Pick out the lines in the listing below that contain the word "filtr" and copy them.

--------------------

struct EqIn { cd y0, cur, F0, Fab, y1, c0, c1, c2, c3; double fl; };

template <int ST, bool PHI>
__device__ __forceinline__ void eq_load(EqIn& in, const cd* __restrict__ y0, const cd* y, const cd* __restrict__ y1,
                                        const cd* __restrict__ F0, const cd* Fab, const TableSet& t,
                                        const double* __restrict__ filtr, size_t i) {
    in.y0 = __ldg(&y0[i]);
    if (PHI && ST >= 2) in.cur = (ST == 2) ? __ldg(&y1[i]) : y[i];
    if (ST >= 3) { in.F0 = __ldg(&F0[i]); in.Fab = (ST == 4) ? __ldg(&Fab[i]) : Fab[i]; }
    if (ST == 3) in.y1 = __ldg(&y1[i]);
    if (ST <= 3) { in.c0 = __ldg(&t.E2[i]); in.c1 = __ldg(&t.Q[i]); }
    else { in.c0 = __ldg(&t.E[i]); in.c1 = __ldg(&t.f0[i]); in.c2 = __ldg(&t.fab[i]); in.c3 = __ldg(&t.fc[i]); }
    in.fl = __ldg(&filtr[i]);
}
template <int ST> struct FusedDepth { static constexpr int Q = ST <= 2 ? 4 : 3, PHI = ST <= 2 ? 4 : (ST == 3 ? 3 : 2), INV = 6; };
template <int ST>
__device__ __forceinline__ cd eq_update(const EqIn& in, cd y0, cd Fn, cd& F0, cd& Fab) {
    cd r;
    if (ST == 1 || ST == 2) {
        r = cadd(cmul(in.c0, y0), cmul(Fn, in.c1));
        if (ST == 1) F0 = Fn; else Fab = Fn;
    } else if (ST == 3) {
        F0 = in.F0;
        const cd c = make_double2(2.0 * Fn.x - F0.x, 2.0 * Fn.y - F0.y);
        r = cadd(cmul(in.c0, in.y1), cmul(c, in.c1));
        Fab = cadd(in.Fab, Fn);
    } else {
        const cd ab2 = make_double2(2.0 * in.Fab.x, 2.0 * in.Fab.y);
        r = cadd(cadd(cadd(cmul(in.c0, y0), cmul(in.F0, in.c1)), cmul(ab2, in.c2)), cmul(Fn, in.c3));
    }
    return make_double2(r.x * in.fl, r.y * in.fl);
}

template <int N, int ST>
__global__ void __launch_bounds__(256, 2) k_fstage_q(FStageArgs a) {
    using G = FusedGeom<N>;
    constexpr int M = G::M;
    extern __shared__ __align__(16) unsigned char fused_smem[];
    cd* xs = reinterpret_cast<cd*>(fused_smem);
    const int tid = threadIdx.x;
    for (int unit = blockIdx.x; unit < G::UNITS; unit += gridDim.x) {
        FusedThread t;
        fused_thread<N>(unit, tid, a.twc, t);
        {
            cd u[16];
            fused_combine<N>(a.T, a.twc, t, u);
#pragma unroll
            for (int q = 0; q < 16; ++q) xs[q * 256 + tid] = u[q];
        }
        __syncthreads();
        const double k1 = a.dk * (double)sidx(t.col, N);
        const size_t i0 = (size_t)t.fam * N + t.col;
        constexpr int D = FusedDepth<ST>::Q;
        EqIn in[D];
        const int ub = unit % G::NB;
        const bool nyq = (ub == 0) || (unit < G::NB && ub == G::NB / 2);
        if (a.s.hsym && !t.kzero && !nyq) {
            const int colp = (N - t.col) & (N - 1);
#pragma unroll
            for (int p = 0; p < D - 1; ++p) eq_load<ST, false>(in[p], a.s.y0q, a.s.yq, a.s.y1q, a.s.F0q, a.s.Fabq, a.s.tq, a.s.filtr, i0 + (size_t)(2 * p) * M * N);
#pragma unroll
            for (int qq = 0; qq < 8; ++qq) {
                const int q = 2 * qq;
                const int ky = t.fam + M * q;
                const size_t i1 = i0 + (size_t)q * M * N;
                const size_t ip = (size_t)(N - ky) * N + colp;
                if (qq + D - 1 < 8) eq_load<ST, false>(in[(qq + D - 1) % D], a.s.y0q, a.s.yq, a.s.y1q, a.s.F0q, a.s.Fabq, a.s.tq, a.s.filtr, i1 + (size_t)(2 * (D - 1)) * M * N);
                const cd p1 = xs[q * 256 + tid], p2 = xs[(15 - q) * 256 + t.ptid];
                const double l1 = a.dk * (double)sidx(ky, N);
                const cd A = make_double2(0.5 * (p1.x + p2.x), 0.5 * (p1.y - p2.y));
                const cd B = make_double2(0.5 * (p1.y + p2.y), -0.5 * (p1.x - p2.x));
                const cd F1 = make_double2(k1 * A.y + l1 * B.y, -(k1 * A.x + l1 * B.x));
                const EqIn& e = in[qq % D];
                cd F0a, Faba;
                const cd n1 = eq_update<ST>(e, e.y0, F1, F0a, Faba);
                const cd n1c = make_double2(n1.x, -n1.y);
                a.s.yq[i1] = n1; a.s.yq[ip] = n1c;
                if (ST == 1) {
                    a.s.F0q[i1] = F0a; a.s.F0q[ip] = make_double2(F0a.x, -F0a.y);
                    if (a.s.y1q != a.s.yq) { a.s.y1q[i1] = n1; a.s.y1q[ip] = n1c; }
                }
                if (ST == 2 || ST == 3) { a.s.Fabq[i1] = Faba; a.s.Fabq[ip] = make_double2(Faba.x, -Faba.y); }
            }
            __syncthreads();
            continue;
        }
#pragma unroll
        for (int p = 0; p < D - 1; ++p) eq_load<ST, false>(in[p], a.s.y0q, a.s.yq, a.s.y1q, a.s.F0q, a.s.Fabq, a.s.tq, a.s.filtr, i0 + (size_t)p * M * N);
#pragma unroll
        for (int q = 0; q < 16; ++q) {
            const int ky = t.fam + M * q;
            const size_t i1 = i0 + (size_t)q * M * N;
            if (q + D - 1 < 16) eq_load<ST, false>(in[(q + D - 1) % D], a.s.y0q, a.s.yq, a.s.y1q, a.s.F0q, a.s.Fabq, a.s.tq, a.s.filtr, i1 + (size_t)(D - 1) * M * N);
            const cd p1 = xs[q * 256 + tid], p2 = xs[fused_qp(t, q) * 256 + t.ptid];
            const double l1 = a.dk * (double)sidx(ky, N);
            const cd A = make_double2(0.5 * (p1.x + p2.x), 0.5 * (p1.y - p2.y));
            const cd B = make_double2(0.5 * (p1.y + p2.y), -0.5 * (p1.x - p2.x));
            cd F1 = make_double2(k1 * A.y + l1 * B.y, -(k1 * A.x + l1 * B.x));
            if (ky == 0 && t.col == 0) F1 = make_double2(0.0, 0.0);
            const EqIn& e = in[q % D];
            cd F0a, Faba;
            const cd n1 = eq_update<ST>(e, e.y0, F1, F0a, Faba);
            a.s.yq[i1] = n1;
            if (ST == 1) { a.s.F0q[i1] = F0a; if (a.s.y1q != a.s.yq) a.s.y1q[i1] = n1; }
            if (ST == 2 || ST == 3) a.s.Fabq[i1] = Faba;
        }
        __syncthreads();
    }
}

template <int N, int ST>
__global__ void __launch_bounds__(256, 2) k_fstage_phi(FStageArgs a) {
    using G = FusedGeom<N>;
    constexpr int M = G::M;
    extern __shared__ __align__(16) unsigned char fused_smem[];
    cd* xs = reinterpret_cast<cd*>(fused_smem);
    const int tid = threadIdx.x;
    __shared__ double ssum[SE_COUNT][256];
#pragma unroll
    for (int k = 0; k < SE_COUNT; ++k) ssum[k][tid] = 0.0;
    const bool specb = (a.s.flags & MF_SPEC_BUDGET) != 0;
    for (int unit = blockIdx.x; unit < G::UNITS; unit += gridDim.x) {
        FusedThread t;
        fused_thread<N>(unit, tid, a.twc, t);
        {
            cd u[16];
            fused_combine<N>(a.T, a.twc, t, u);
#pragma unroll
            for (int q = 0; q < 16; ++q) xs[q * 256 + tid] = u[q];
        }
        __syncwarp();
        const double k1 = a.dk * (double)sidx(t.col, N);
        const size_t i0 = (size_t)t.fam * N + t.col;
        double s[SE_COUNT];
#pragma unroll
        for (int k = 0; k < SE_COUNT; ++k) s[k] = 0.0;
        constexpr int D = FusedDepth<ST>::PHI;
        EqIn in[D];
#pragma unroll
        for (int p = 0; p < D - 1; ++p) eq_load<ST, true>(in[p], a.s.y0p, a.s.yp, a.s.y1p, a.s.F0p, a.s.Fabp, a.s.tp, a.s.filtr, i0 + (size_t)p * M * N);
#pragma unroll
        for (int q = 0; q < 16; ++q) {
            const int ky = t.fam + M * q;
            const size_t i1 = i0 + (size_t)q * M * N;
            if (q + D - 1 < 16) eq_load<ST, true>(in[(q + D - 1) % D], a.s.y0p, a.s.yp, a.s.y1p, a.s.F0p, a.s.Fabp, a.s.tp, a.s.filtr, i1 + (size_t)(D - 1) * M * N);
            const EqIn& e = in[q % D];
            cd F1 = xs[q * 256 + tid];
            const cd cur1 = (ST == 1) ? e.y0 : e.cur;
            if (specb || (a.s.flags & MF_HAS_LAP2)) {
                const double l1 = a.dk * (double)sidx(ky, N);
                const double wv2 = k1 * k1 + l1 * l1, w4 = wv2 * wv2;
                const double m2 = cur1.x * cur1.x + cur1.y * cur1.y;
                s[SE_LAP2] += w4 * m2;
                s[SE_WV6PHI] += w4 * wv2 * m2;
                if (specb) {
                    const double zr = cur1.x * F1.x + cur1.y * F1.y, zi = cur1.y * F1.x - cur1.x * F1.y;
                    s[SE_T0R] += zr; s[SE_T0I] += zi;
                    s[SE_T1R] += wv2 * zr; s[SE_T1I] += wv2 * zi;
                    s[SE_T2R] += w4 * zr; s[SE_T2I] += w4 * zi;
                }
            }
            if ((a.s.flags & MF_FIX00) && ky == 0 && t.col == 0) { F1.x += a.s.sumsD[SD_J_R]; F1.y += a.s.sumsD[SD_J_I]; }
            cd F0a, Faba;
            const cd n1 = eq_update<ST>(e, e.y0, F1, F0a, Faba);
            a.s.yp[i1] = n1;
            if (ST == 1) { a.s.F0p[i1] = F0a; if (a.s.y1p != a.s.yp) a.s.y1p[i1] = n1; }
            if (ST == 2 || ST == 3) a.s.Fabp[i1] = Faba;
        }
#pragma unroll
        for (int k = 0; k < SE_COUNT; ++k) ssum[k][tid] += s[k];
        for (int o = 0; o < a.nout; ++o) {
            cd v[16];
#pragma unroll
            for (int r = 0; r < 16; ++r) v[r] = a.s.yp[i0 + (size_t)r * M * N];
            fused_produce<N>(v, a.twc, t, o == 0 ? PRO_NONE : o == 1 ? PRO_IK : PRO_IL, a.dk, a.out[o]);
        }
    }
    double s[SE_COUNT];
#pragma unroll
    for (int k = 0; k < SE_COUNT; ++k) s[k] = ssum[k][tid];
    block_reduce_store<SE_COUNT>(s, a.s.partials);
}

--------------------

Task solution.
                                        const double* __restrict__ filtr, size_t i) {
    in.fl = __ldg(&filtr[i]);
            for (int p = 0; p < D - 1; ++p) eq_load<ST, false>(in[p], a.s.y0q, a.s.yq, a.s.y1q, a.s.F0q, a.s.Fabq, a.s.tq, a.s.filtr, i0 + (size_t)(2 * p) * M * N);
                if (qq + D - 1 < 8) eq_load<ST, false>(in[(qq + D - 1) % D], a.s.y0q, a.s.yq, a.s.y1q, a.s.F0q, a.s.Fabq, a.s.tq, a.s.filtr, i1 + (size_t)(2 * (D - 1)) * M * N);
        for (int p = 0; p < D - 1; ++p) eq_load<ST, false>(in[p], a.s.y0q, a.s.yq, a.s.y1q, a.s.F0q, a.s.Fabq, a.s.tq, a.s.filtr, i0 + (size_t)p * M * N);
            if (q + D - 1 < 16) eq_load<ST, false>(in[(q + D - 1) % D], a.s.y0q, a.s.yq, a.s.y1q, a.s.F0q, a.s.Fabq, a.s.tq, a.s.filtr, i1 + (size_t)(D - 1) * M * N);
        for (int p = 0; p < D - 1; ++p) eq_load<ST, true>(in[p], a.s.y0p, a.s.yp, a.s.y1p, a.s.F0p, a.s.Fabp, a.s.tp, a.s.filtr, i0 + (size_t)p * M * N);
            if (q + D - 1 < 16) eq_load<ST, true>(in[(q + D - 1) % D], a.s.y0p, a.s.yp, a.s.y1p, a.s.F0p, a.s.Fabp, a.s.tp, a.s.filtr, i1 + (size_t)(D - 1) * M * N);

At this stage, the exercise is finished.